Sharpe Ratio-Guided Active Learning for Preference Optimization in RLHF
- URL: http://arxiv.org/abs/2503.22137v1
- Date: Fri, 28 Mar 2025 04:22:53 GMT
- Title: Sharpe Ratio-Guided Active Learning for Preference Optimization in RLHF
- Authors: Syrine Belakaria, Joshua Kazdan, Charles Marx, Chris Cundy, Willie Neiswanger, Sanmi Koyejo, Barbara E. Engelhardt, Stefano Ermon,
- Abstract summary: We propose an active learning approach to efficiently select prompt and preference pairs.<n>Our method evaluates the gradients of all potential preference annotations to assess their impact on model updates.<n> Experimental results demonstrate that our method outperforms the baseline by up to 5% in win rates against the chosen completion.

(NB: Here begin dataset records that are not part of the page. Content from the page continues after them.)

template <typename C>
__global__ __launch_bounds__(64 * (C::K + 1) * C::NB, 1) void k_pbs(const PbsJob *__restrict__ jobs,
                                                                  const uint32_t *__restrict__ wires,
                                                                  const uint32_t *__restrict__ raw_in,
                                                                  const uint32_t *__restrict__ tvs,
                                                                  const double *__restrict__ bsk,
                                                                  const double *__restrict__ tw_fwd,
                                                                  const double *__restrict__ tw_inv,
                                                                  uint32_t *__restrict__ out_big,
                                                                  int n, int logB, int probe, int count)
{
    constexpr int LOGN = C::LOGN, K = C::K, L = C::L, NB = C::NB;
    using F = typename C::F;
    using G = Geo<LOGN>;
    constexpr int N = G::N, E = G::E, K1 = K + 1;
    extern __shared__ __align__(16) unsigned char smem_wg[];

    const int lane = threadIdx.x & 63;
    const int wv = __builtin_amdgcn_readfirstlane((int)(threadIdx.x >> 6));
    const int p = wv / NB;
    const int tid = p * 64 + lane;
    const int jix = (int)blockIdx.x * NB + wv % NB;
    if (NB > 1 && jix >= count) return;
    unsigned char *smem = smem_wg + (size_t)(wv % NB) * C::BOOT_BYTES;
    double *X = reinterpret_cast<double *>(smem + C::X_OFF);
    uint16_t *MS = reinterpret_cast<uint16_t *>(smem + C::MS_OFF);
    const PbsJob job = jobs[jix];
    const size_t row = (size_t)n + 1;

    {
        const uint32_t *a0 = nullptr, *a1 = nullptr, *a2 = nullptr;
        if (job.op < 0) a0 = raw_in + row * (size_t)job.in0;
        else {
            if (job.in0 >= 0) a0 = wires + row * (size_t)job.in0;
            if (job.in1 >= 0) a1 = wires + row * (size_t)job.in1;
            if (job.in2 >= 0) a2 = wires + row * (size_t)job.in2;
        }
        for (int i = tid; i <= n; i += 64 * K1) {
            uint32_t v;
            if (job.op < 0) v = a0[i];
            else v = gate_lincomb(job.op, job.which, a0 ? a0[i] : 0u, a1 ? a1[i] : 0u, a2 ? a2[i] : 0u, i == n);
            MS[i] = (uint16_t)modswitch(v, LOGN + 1);
        }
    }
    using TwF0 = TwLane<LOGN, false>;
    using TwF = typename std::conditional<C::TW == TW_LANE_FREG, TwLaneFwdReg<LOGN>, TwF0>::type;
    using TwI = TwLane<LOGN, true>;
    TwF0 twf0;
    TwF twf;
    TwI twi;
    {
        double *TW = reinterpret_cast<double *>(smem + C::TW_OFF);
        for (int r = p; r < C::TW_ROWS; r += K1) TW[r * 64 + lane] = tw_fwd[tw_lane_index<LOGN>(r, lane)];
        twf0.base = TW + lane;
        twi.base = TW + (63 - lane);
        twf0.fill_uniform(tw_fwd);
        twi.fill_uniform(tw_fwd);
        if constexpr (C::TW == TW_LANE) twf = twf0;
    }
    __syncthreads();
    if constexpr (C::TW == TW_LANE_FREG) twf.load(twf0);

    double *xb = X + (size_t)p * C::WAVE_STRIDE;
    uint32_t *acc_p = reinterpret_cast<uint32_t *>(xb);
    uint32_t nacc[E];
    {
        const int bt = (int)MS[n];
        const uint32_t *tv = tvs + (size_t)job.tv * N;
#pragma unroll
        for (int e = 0; e < E; e++) {
            const int j = G::jA(lane, e);
            uint32_t v = 0;
            if (p == K) {
                const int idx = (j + bt) & (2 * N - 1);
                v = tv[idx & (N - 1)];
                if (idx >= N) v = 0u - v;
            }
            nacc[e] = 0u - v;
        }
    }
    auto acc_store = [&]() {
        uint32_t *aw = acc_p + lane;
#pragma unroll
        for (int e = 0; e < E; e++) {
            const uint32_t v = 0u - nacc[e];
            aw[64 * e] = v;
            aw[64 * e + N] = nacc[e];
            if (e < E - 1) aw[64 * e + 2 * N] = v;
        }
    };
    acc_store();
    lds_wave_sync();

    const unsigned poly_bytes = (unsigned)(N / 2) * 16u;
    const unsigned step_bytes = (unsigned)(K1 * K1 * L) * poly_bytes;
    const unsigned row_off = (unsigned)(p * K1 * L) * poly_bytes;
    KeyBuf kb;
    kb.init(bsk, (size_t)n * step_bytes, lane);

    const bool stamp = (probe & 3) && blockIdx.x == gridDim.x - 1 && tid == 0;
    if (stamp) {
        g_clock_probe[0] = __builtin_amdgcn_s_memtime();
        g_clock_probe[1] = __builtin_amdgcn_s_memrealtime();
    }
    int i = 0;
    constexpr bool PRIO = NB > 1 && C::PRIO_STAGES;
    if constexpr (PRIO) __builtin_amdgcn_s_setprio(3);
    STAMP_DECL
    while (i < n) {
        STAMP_BEGIN
        const int a = __builtin_amdgcn_readfirstlane((int)MS[i]);
        const unsigned so_i = (unsigned)i * step_bytes + row_off;

        double mine[E];
        {
            uint32_t state[E];
            {
                const int rep = logB * L;
                const uint32_t *ar = acc_p + ((lane - a) & (2 * N - 1));
#pragma unroll
                for (int e = 0; e < E; e++) state[e] = (ar[64 * e] + nacc[e] + (1u << (31 - rep))) >> (32 - rep);
            }
            double keep[E];
            const uint32_t half_m1 = (1u << (logB - 1)) - 1u;
            const int neg_B = -(1 << logB);
            int cd[K1];
#pragma unroll
            for (int d = 0; d < K1; d++) cd[d] = p + d >= K1 ? p + d - K1 : p + d;
#pragma unroll
            for (int lev = L - 1; lev >= 0; lev--) {
                double x[1][E];
#pragma unroll
                for (int e = 0; e < E; e++) x[0][e] = (double)decompose_step(state[e], logB, half_m1, neg_B, lev == 0);
                double2 bwl[K1][E / 2];
                constexpr int EARLY = C::EARLY_COLS < K1 ? C::EARLY_COLS : K1;
#pragma unroll
                for (int d = 0; d < EARLY; d++)
#pragma unroll
                    for (int e2 = 0; e2 < E / 2; e2++) bwl[d][e2] = kb.load(so_i + (unsigned)(cd[d] * L + lev) * poly_bytes, e2 * 1024);
                __builtin_amdgcn_sched_barrier(0);
                ntt_forward_digits<F, LOGN, 1>(x, xb, twf, lane);
                __builtin_amdgcn_sched_barrier(0);
#pragma unroll
                for (int d = EARLY; d < K1; d++)
#pragma unroll
                    for (int e2 = 0; e2 < E / 2; e2++) bwl[d][e2] = kb.load(so_i + (unsigned)(cd[d] * L + lev) * poly_bytes, e2 * 1024);
                __builtin_amdgcn_sched_barrier(0);
                if constexpr (PRIO)
                    if (lev == 0) __builtin_amdgcn_s_setprio(0);
#pragma unroll
                for (int d = 0; d < K1; d++)
#pragma unroll
                    for (int e2 = 0; e2 < E / 2; e2++) {
                        const double2 w = bwl[d][e2];
                        const double t0 = mulmod<F>(x[0][2 * e2], w.x), t1 = mulmod<F>(x[0][2 * e2 + 1], w.y);
                        if (d == 0) {
                            mine[2 * e2] = lev == L - 1 ? t0 : mine[2 * e2] + t0;
                            mine[2 * e2 + 1] = lev == L - 1 ? t1 : mine[2 * e2 + 1] + t1;
                        } else if (d == 1) {
                            keep[2 * e2] = lev == L - 1 ? t0 : keep[2 * e2] + t0;
                            keep[2 * e2 + 1] = lev == L - 1 ? t1 : keep[2 * e2 + 1] + t1;
                        } else {
                            double *dst = xb + C::slot_off(d - 1) + lane;
                            if (lev == L - 1) {
                                dst[(2 * e2) * 64] = t0;
                                dst[(2 * e2 + 1) * 64] = t1;
                            } else {
                                lds_add(dst + (2 * e2) * 64, t0);
                                lds_add(dst + (2 * e2 + 1) * 64, t1);
                            }
                        }
                    }
                if constexpr (PRIO) {
                    if (lev == L - 1) __builtin_amdgcn_s_setprio(2);
                    else if (lev == 1) __builtin_amdgcn_s_setprio(1);
                }
            }
            {
                double *dst = xb + C::slot_off(0) + lane;
#pragma unroll
                for (int e = 0; e < E; e++) dst[e * 64] = keep[e];
            }
        }
        STAMP(0)

        lds_block_sync();
        STAMP(1)
        {
            if constexpr (!F::LAZY) {
#pragma unroll
                for (int e = 0; e < E; e++) mine[e] = reduce<F>(mine[e]);
            }
#pragma unroll
            for (int d = 1; d < K1; d++) {
                const int q = p - d < 0 ? p - d + K1 : p - d;
                const double *src = X + (size_t)q * C::WAVE_STRIDE + C::slot_off(d - 1);
#pragma unroll
                for (int e = 0; e < E; e++) mine[e] += reduce_unless_lazy<F>(src[e * 64 + lane]);
            }
        }
#pragma unroll
        for (int e = 0; e < E; e++) mine[e] = reduce<F>(mine[e]);
        STAMP(2)
        lds_block_sync();
        STAMP(3)
        if constexpr (PRIO) __builtin_amdgcn_s_setprio(3);

        ntt_inverse<F, LOGN>(mine, xb, twi, lane);
        STAMP(4)
#pragma unroll
        for (int e = 0; e < E; e++) nacc[e] -= to_torus32(mine[e]);
        acc_store();
        lds_wave_sync();
        STAMP(5)
        i++;
    }
    STAMP_END(p)

    if (stamp) {
        g_clock_probe[2] = __builtin_amdgcn_s_memtime();
        g_clock_probe[3] = __builtin_amdgcn_s_memrealtime();
    }
    uint32_t *ob = out_big + (size_t)jix * ((size_t)K * N + 1);
    if (p < K) {
#pragma unroll
        for (int e = 0; e < E; e++) {
            const int j = G::jA(lane, e);
            if (j == 0) ob[p * N] = 0u - nacc[e];
            else ob[p * N + (N - j)] = nacc[e];
        }
    } else if (lane == 0) {
        ob[K * N] = 0u - nacc[0];
    }
}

- Score: 67.48004037550064
- License: http://creativecommons.org/licenses/by-nc-sa/4.0/
- Abstract: Reinforcement learning from human feedback (RLHF) has become a cornerstone of the training and alignment pipeline for large language models (LLMs). Recent advances, such as direct preference optimization (DPO), have simplified the preference learning step. However, collecting preference data remains a challenging and costly process, often requiring expert annotation. This cost can be mitigated by carefully selecting the data points presented for annotation. In this work, we propose an active learning approach to efficiently select prompt and preference pairs using a risk assessment strategy based on the Sharpe Ratio. To address the challenge of unknown preferences prior to annotation, our method evaluates the gradients of all potential preference annotations to assess their impact on model updates. These gradient-based evaluations enable risk assessment of data points regardless of the annotation outcome. By leveraging the DPO loss derivations, we derive a closed-form expression for computing these Sharpe ratios on a per-tuple basis, ensuring our approach remains both tractable and computationally efficient. We also introduce two variants of our method, each making different assumptions about prior information. Experimental results demonstrate that our method outperforms the baseline by up to 5% in win rates against the chosen completion with limited human preference data across several language models and real-world datasets.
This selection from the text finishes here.